How To Spot & Get Rid of Toxic "Friends"


   There is a saying my Dad used to say to me about toxic friends. He would say, "You know, a toxic friend will tie a cinder block around your ankles, smile at you and ask you if you would like to go swimming with them in toxic waters." As a kid, I didn't really understand what he meant by that but as I got older, it became more and more clear to me that he was absolutely right about that. Unfortunately, it is not that simple to spot if you are being dragged down by a toxic "friendship", especially if you are not a toxic or mean spirited person yourself. There are sure fire ways to tell whether or not a friendship in your life is toxic. 
     A toxic friend will do whatever they can to isolate you from others... especially friends in which you probably have  a much healthier relationship with. A real friend wants you to be surrounded by people who are going to bring you up in life and make you feel good about yourself while a toxic friend is probably not going to be so inclined to do so. The reason for this is probably as simple as they know that the more healthy friendships you havein your life the less likely you are to allow them to bring you down in life. If a so-called friend is trying to keep you away from the people who care about you than they probably don't deserve to be included in your  circle of friends. 

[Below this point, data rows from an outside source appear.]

# RunpeiDong/ACT

Measured on AMD Instinct MI355X. Metric: stage2_pretrain_point_clouds_per_sec, higher is better.
Workload: dtype f32

## Files before the change

act_amd/_abi.py:

```python
import ctypes

_vp, _i, _f, _sz = ctypes.c_void_p, ctypes.c_int, ctypes.c_float, ctypes.c_size_t
_u, _u64, _ll, _str = ctypes.c_uint, ctypes.c_uint64, ctypes.c_longlong, ctypes.c_char_p
_d = ctypes.c_double
_P = ctypes.POINTER


class GemmEpilogue(ctypes.Structure):
    _fields_ = [("alpha", _f), ("act", _i), ("accumulate", _i), ("rows_per_scale", _i), ("ldr", _i), ("ldaux", _i),
                ("res_row_div", _i), ("bias", _vp), ("rowscale", _vp), ("res", _vp), ("aux", _vp)]


class GemmTnProblem(ctypes.Structure):
    _fields_ = [("A", _vp), ("lda", _i), ("B", _vp), ("ldb", _i), ("C", _vp), ("ldc", _i), ("M", _i), ("N", _i), ("bias_out", _vp)]


class GemmFx(ctypes.Structure):
    _fields_ = ([(n, _vp) for n in ("a_scale", "a_shift", "b_scale", "b_shift", "tile_stats", "gmax", "garg")] + [("group", _i), ("store_c", _i)]
                + [(n, _vp) for n in ("sa_src", "sa_arg", "ep_src", "ep_arg", "row_groups")])


class BlockParams(ctypes.Structure):
    _fields_ = [(n, _vp) for n in ("norm1_w", "norm1_b", "qkv_w", "qkv_b", "proj_w", "proj_b", "norm2_w", "norm2_b",
                                   "fc1_w", "fc1_b", "fc2_w", "fc2_b")]
# ... 129 lines not shown
    "act_group_max_bwd_wgrad_workspace": (_sz, [_i, _i, _i, _i]),
    "act_group_max_bwd_wgrad_f32": [_vp, _vp, _i, _i, _i, _vp, _i, _i, _vp, _vp, _vp, _i, _vp, _sz, _vp],
    "act_group_sum_f32": [_vp, _i, _i, _i, _vp, _vp],
    "act_edge_gn_lrelu_max_f32": [_vp, _i, _i, _vp, _i, _i, _i, _i, _i, _vp, _vp, _f, _f, _vp, _vp, _i, _i, _vp],
    "act_edge_gn_lrelu_max_bwd_f32": [_vp, _i, _i, _vp, _i, _i, _i, _i, _i, _vp, _vp, _vp, _f, _vp, _i, _vp, _vp, _vp, _vp],
    "act_edge_bwd_lds": [_i],
    "act_gn_gumbel_argmax_gather_f32": [_vp, _i, _i, _i, _i, _vp, _vp, _f, _f, _vp, _u64, _vp, _f, _vp, _i, _vp, _vp, _vp, _vp, _vp],
    "act_gumbel_softmax_fwd_f32": [_vp, _i, _i, _vp, _u64, _f, _vp, _vp],
    "act_gumbel_softmax_bwd_f32": [_vp, _vp, _i, _i, _f, _vp, _vp],
    "act_kl_uniform_fwd_f32": [_vp, _i, _i, _i, _vp, _vp, _vp, _vp],
    "act_kl_uniform_bwd_f32": [_vp, _vp, _vp, _vp, _i, _i, _i, _vp, _vp],
    "act_split_bf16x2_f32": [_vp, _i, _i, _i, _vp, _vp, _vp],
    "act_sgemm_nt_bf16x3_supported": [_i, _i, _i],
    "act_sgemm_nt_bf16x3_f32": [_i, _i, _i, _vp, _vp, _vp, _vp, _vp, _i, _epi, _vp],
    "act_layernorm_fwd_planes_f32": [_vp, _vp, _vp, _vp, _vp, _vp, _vp, _vp, _vp, _vp, _i, _i, _f, _vp],
    "act_prompt_layernorm_fwd_planes_f32": [_vp, _vp, _i, _i, _i, _f, _u64, _vp, _vp, _vp, _f, _vp, _vp, _vp],
    "act_attention_fwd_prefix_planes_f32": [_vp, _i, _vp, _i, _vp, _vp, _vp, _vp, _i, _i, _i, _f, _vp],
    "act_sgemm_nt_bf16x3_planes_f32": [_i, _i, _i, _vp, _vp, _vp, _vp, _vp, _i, _vp, _vp, _epi, _vp],
    "act_split_f16x2_f32": [_vp, _i, _i, _i, _f, _vp, _vp, _vp, _vp],
    "act_sgemm_nt_f16x3_supported": [_i, _i, _i],
    "act_sgemm_nt_f16x3_planes_f32": [_i, _i, _i, _vp, _vp, _f, _vp, _vp, _vp, _vp, _i, _vp, _vp, _f, _epi, _vp],
    "act_sgemm_nt_f16x3_pick_tile": [_i, _i, _i, _i],
    "act_sgemm_nt_f16x3_planes_tile_f32": [_i, _i, _i, _vp, _vp, _f, _vp, _vp, _vp, _vp, _i, _vp, _vp, _f, _epi, _vp, _i],
    "act_layernorm_fwd_f16_planes_f32": [_vp, _vp, _vp, _vp, _vp, _vp, _vp, _vp, _f, _vp, _vp, _i, _i, _f, _vp],
    "act_attention_fwd_prefix_f16_planes_f32": [_vp, _i, _vp, _i, _vp, _vp, _vp, _f, _vp, _i, _i, _i, _f, _vp],
    "act_split_f16x2_affine_relu_f32": [_vp, _i, _i, _i, _vp, _vp, _f, _vp, _vp, _vp],
    "act_sgemm_nt_f16x3_gmax_supported": [_i, _i, _i, _i],
    "act_sgemm_nt_f16x3_gmax_pick_tile": [_i, _i, _i, _i],
    "act_sgemm_nt_f16x3_gmax_f32": [_i, _i, _i, _vp, _i, _vp, _vp, _vp, _vp, _f, _vp, _vp, _vp, _vp, _i, _vp, _i, _i, _vp],
    "act_gemm_tune_set": [_i] * 7,
    "act_gemm_tune_get": [_i] * 5 + [_P(_i), _P(_i)],
    "act_gemm_tune_clear": [],
    "act_gemm_tile_info": [_i] + [_P(_i)] * 4,
    "act_scale_rows_f32": [_vp, _vp, _i, _i, _i, _vp, _vp],
    "act_bn_eval_affine_f32": [_vp, _vp, _vp, _vp, _f, _i, _vp, _vp, _vp],
    "act_composite_collect_begin": [],
    "act_composite_collect_end": [_P(_i), _i],
    "act_composite_shutdown": [],
    "act_block_saved_floats": (_sz, [_dims]),
    "act_block_fwd_f32": [_dims, _blk, _vp, _vp, _vp, _vp, _i, _vp, _vp, _vp, _sz, _vp],
    "act_block_bwd_scratch_floats": (_sz, [_dims]),
    "act_block_bwd_f32": [_dims, _blk, _vp, _vp, _vp, _vp, _vp, _blk, _vp, _vp, _sz, _vp, _sz, _vp, _vp],
    "act_block_stack_saved_floats": (_sz, [_dims, _i, _i]),
    "act_block_stack_bwd_scratch_floats": (_sz, [_dims, _i]),
    "act_block_stack_fwd_f32": [_dims, _P(BlockStack), _vp, _vp, _i, _vp, _vp, _vp, _sz, _vp],
    "act_block_stack_bwd_f32": [_dims, _P(BlockStack), _vp, _vp, _vp, _vp, _vp, _vp, _vp, _vp, _sz, _vp, _sz, _vp, _vp],
# ... 108 lines not shown
```

act_amd/csrc/gemm_bf16x3.hip:

```cpp
#include "gemm_common.h"
#include "split_planes.h"
#include <stdlib.h>

typedef short bf16x8 __attribute__((ext_vector_type(8)));
typedef _Float16 f16x8 __attribute__((ext_vector_type(8)));
typedef unsigned u32x4v __attribute__((ext_vector_type(4)));

namespace {

__device__ __forceinline__ float4 x3_affine_relu4(const float4& a, const float4& sc, const float4& sh) {
    return make_float4(fmaxf(__builtin_fmaf(a.x, sc.x, sh.x), 0.f), fmaxf(__builtin_fmaf(a.y, sc.y, sh.y), 0.f),
                       fmaxf(__builtin_fmaf(a.z, sc.z, sh.z), 0.f), fmaxf(__builtin_fmaf(a.w, sc.w, sh.w), 0.f));
}
__device__ __forceinline__ float4 x3_scale4(const float4& a, float s) { return make_float4(a.x * s, a.y * s, a.z * s, a.w * s); }

template <bool F16, bool AFF = false>
__global__ __launch_bounds__(256) void split_planes_kernel(const float* __restrict__ x, int K4, int ldx, long long n4, float scale,
                                                           const float* __restrict__ row_scale, unsigned short* __restrict__ p1, unsigned short* __restrict__ p2,
                                                           const float* __restrict__ col_scale = nullptr, const float* __restrict__ col_shift = nullptr) {
    for (long long i = (long long)blockIdx.x * blockDim.x + threadIdx.x; i < n4; i += (long long)gridDim.x * blockDim.x) {
        const long long row = i / K4; const int c4 = (int)(i - row * K4);
        const float4 v = *reinterpret_cast<const float4*>(x + row * ldx + c4 * 4);
        if constexpr (AFF) {
            const float4 sc = x3_scale4(*reinterpret_cast<const float4*>(col_scale + c4 * 4), scale), sh = x3_scale4(*reinterpret_cast<const float4*>(col_shift + c4 * 4), scale);
// ... 21 lines not shown
__device__ __forceinline__ void x3_affine_split8(const u32x4v& a0, const u32x4v& a1, const float* sc, const float* sh, u32x4v& h1, u32x4v& h2) {
#pragma unroll
    for (int half = 0; half < 2; ++half) {
        const float4 c = *reinterpret_cast<const float4*>(sc + half * (LROW / 2)), s = *reinterpret_cast<const float4*>(sh + half * (LROW / 2));
        const float4 v = x3_affine_relu4(__builtin_bit_cast(float4, half ? a1 : a0), c, s);
        const float e[4] = {v.x, v.y, v.z, v.w};
        unsigned h[4], l[4];
#pragma unroll
        for (int j = 0; j < 4; ++j) split_f16x2(e[j], h[j], l[j]);
        h1[2 * half] = h[0] | (h[1] << 16); h1[2 * half + 1] = h[2] | (h[3] << 16);
        h2[2 * half] = l[0] | (l[1] << 16); h2[2 * half + 1] = l[2] | (l[3] << 16);
        __builtin_amdgcn_sched_barrier(0);
    }
}

template <bool F16>
__device__ __forceinline__ f32x4 x3_mfma(const bf16x8& b, const bf16x8& a, const f32x4& c) {
    if constexpr (F16) return __builtin_amdgcn_mfma_f32_16x16x32_f16(__builtin_bit_cast(f16x8, b), __builtin_bit_cast(f16x8, a), c, 0, 0, 0);
    else return __builtin_amdgcn_mfma_f32_16x16x32_bf16(b, a, c, 0, 0, 0);
}

constexpr int x3_wgs_per_cu(int waves) { return waves <= 4 ? 2 : 1; }
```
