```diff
-                        bool indep = u0 + 8 <= cnt;
-#pragma unroll
-                        for (int i = 0; i < 7; ++i) indep = indep && n[i] < n[i + 1];
-                        if (indep) {
-                            float x[8];
-#pragma unroll
-                            for (int i = 0; i < 8; ++i) x[i] = S.sA[n[i]][tid];
-#pragma unroll
-                            for (int i = 0; i < 8; ++i) x[i] += wev[u0 + i];
-                            state_t hb[8];
-#pragma unroll
-                            for (int i = 0; i < 8; ++i) hb[i] = nm_state<SPLIT>(fast_sigmoid(x[i]));
-#pragma unroll
-                            for (int i = 0; i < 8; ++i) {
-                                S.sA[n[i]][tid] = x[i];
-                                S.sF[u0 + i][tid] = hb[i];
-                                S.sH[n[i]][tid] = hb[i];
-                            }
-                        } else {
-#pragma unroll
-                            for (int i = 0; i < 8; ++i) {
-                                if (u0 + i < cnt) {
-                                    const float av = S.sA[n[i]][tid] + wev[u0 + i];
-                                    S.sA[n[i]][tid] = av;
-                                    const state_t hb1 = nm_state<SPLIT>(fast_sigmoid(av));
-                                    S.sF[u0 + i][tid] = hb1;
-                                    S.sH[n[i]][tid] = hb1;
-                                }
+                                const int r = __builtin_amdgcn_readlane(flv, u0 + i) >> 5;
+                                const nm_f2 p01 = __builtin_bit_cast(nm_f2, a01[r]), p23 = __builtin_bit_cast(nm_f2, a23[r]);
+                                const float x[4] = {p01[0] + wev[u0 + i][0], p01[1] + wev[u0 + i][1], p23[0] + wev[u0 + i][2], p23[1] + wev[u0 + i][3]};
+                                a01[r] = pair_of(x[0], x[1]); a23[r] = pair_of(x[2], x[3]);
+                                __builtin_amdgcn_sched_barrier(0);
+                                const state4_t hb = state4(x);
+                                *reinterpret_cast<state4_t*>(&S.sF[wbase + jb + u0 + i - k0][4 * lane]) = hb;
+                                *reinterpret_cast<state4_t*>(&S.sH[8 * w + r][4 * lane]) = hb;
                             }
                         }
                     }
                 }
             }
             NM_T(2);
-            if (k0 == 0 && c + 1 < ntile) build_list(nbuf);
             NM_T(3);
             hf_lds_barrier();
             NM_T(4);
             nm_logit_tile<SPLIT>(S.sF, w, lane, bfr, S.sLf);
-            if (k0 == 0 && F <= 32 && c + 1 < ntile) load_we(c + 1, nbuf, 0, wev);
+            if (k0 + 32 >= F && c + 1 < ntile) load_we(c + 1, nbuf, 0, nxt_cnt, wev);
             NM_T(5);
             hf_lds_barrier();
             NM_T(6);
@@ -339,11 +305,8 @@
             }
         }
         if (F == 0 && c + 1 < ntile) {
-            build_list(nbuf);
             hf_lds_barrier();
-            load_we(c + 1, nbuf, 0, wev);
-        } else if (F > 32 && c + 1 < ntile) {
-            load_we(c + 1, nbuf, 0, wev);
+            load_we(c + 1, nbuf, 0, nxt_cnt, wev);
         }
 #pragma unroll
         for (int k = 0; k < 4; ++k) asm volatile("" :: "v"(bdec[k]));
@@ -392,8 +355,10 @@
     if ((tid & 7) == 0 && evalid && nll != nullptr) nll[(size_t)m * N + erow] = -lp;
     if (a_final != nullptr) {
 #pragma unroll
-        for (int n = 0; n < 32; ++n)
-            if (rb + n < N) NM_ST1(&a_final[((size_t)m * N + rb + n) * Hn + tid], SPLIT ? areg[SPLIT ? n : 0] : S.sA[SPLIT ? 0 : n][tid]);
+        for (int r = 0; r < 8; ++r)
+            if (rb + 8 * w + r < N)
+                __builtin_nontemporal_store(__builtin_shufflevector(__builtin_bit_cast(nm_f2, a01[r]), __builtin_bit_cast(nm_f2, a23[r]), 0, 1, 2, 3),
+                                            reinterpret_cast<nm_f4u*>(&a_final[((size_t)m * N + rb + 8 * w + r) * Hn + 4 * lane]));
     }
 }
 
@@ -434,6 +399,7 @@
     MNN_REQUIRE(ld_bias >= tracks * (Hn + D), "mnn_nade_logprob_fwd_mfma: ld_bias %d < tracks*(Hn+D)", ld_bias);
     MNN_REQUIRE(d_bias == nullptr || row_weight != nullptr, "mnn_nade_logprob_fwd_mfma: d_bias needs row_weight");
     MNN_REQUIRE(((uintptr_t)w_dec16 & 15) == 0, "mnn_nade_logprob_fwd_mfma: the 16-bit decoder weights must be 16-byte aligned");
+    static_assert(sizeof(NadeFwdSmemT<SPLIT>) <= 80 * 1024, "two workgroups share a CU's 160 KB of LDS");
     static MnnPerDeviceOnce raised;
     MNN_HIP(mnn_once_per_device(raised, [] { return mnn_raise_dynamic_lds((const void*)nade_fwd_mfma_kernel<SPLIT>, (int)sizeof(NadeFwdSmemT<SPLIT>)); }));
     dim3 grid(cdiv(N, 32), tracks);
```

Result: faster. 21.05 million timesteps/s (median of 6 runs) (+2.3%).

     Friends tease on another and so long as it is all in fun, feelings are not being hurt and they know when to stop and don't let it go to far, there really is nothing wrong with that. In fact, it's usually the friends that we are closest to and feel the most comfortable with that we tease and can tease us all in the name of fun. However, if a friend is going out of their way to humiliate you in public and trying to have people laugh at you as opposed to laughing with you than chances are this is a toxic friend. For example, if someone starts going to far by openly teasing you about things that you have told them in confidence just as a way to embarrass you than it is no longer playful and fun. They have now crossed the line from playing around to going out of their way to humiliate
 you. 
    Our real friends in life want what it is best for us and will try their best to help guide us in the right direction or towards what is good for us. A toxic friend will likely do just the opposite.  They don't sincerely  care about  us or what is in our best interest. They are more interested in what your friendship can do for them and how the decisions you make will effect them.  When something good does happen to you,  if it doesn't affect them in a positive way as well than they will likely act very non chalant about your good news or even angry. Instead of being genuinely happy for you they often will feel envious and even angry that something good happened to you.  You will also find that a toxic friend will likely do anything and everything they  can to one up you.  I don't believe that there is anything wrong with a little bit of healthy competition among friends. However, when a friend cares more about getting a better mark than you, for example, than they do about the actual mark itself than they are definitely  crossing over into the toxic friend zone. 
      So, it goes without saying. We don't.need or want these kinds of people in our lives. Why would we when we can have friends that we have healthy relationships with that will help us grow towards the positive in life as opposed to drag us down? But sometimes it is not that easy to let them go. Maybe we don't want to be mean or they have been out friend for a long time. Toxic friends are alot like schoolground bullies. They only put us down to make themselves feel better about themselves and usually this is because they lack confidence in themselves for whatever reason. Who is it that bullies usually go after? People they feel they  can bully. People that they look at as weaker and they bully them because it makes them feel powerful. 
The easiest way to get rid of toxic people in your life is to quite simply is to take your power back. Stick up for yourself. Let them know that you are not going to let them poison your life anymore and they will likely go away on their own. If that doesn't work, don't answer their phone calls, block them from social media and don't stop to talk to them when you see them. 
   And always remember. The best revenge is living well.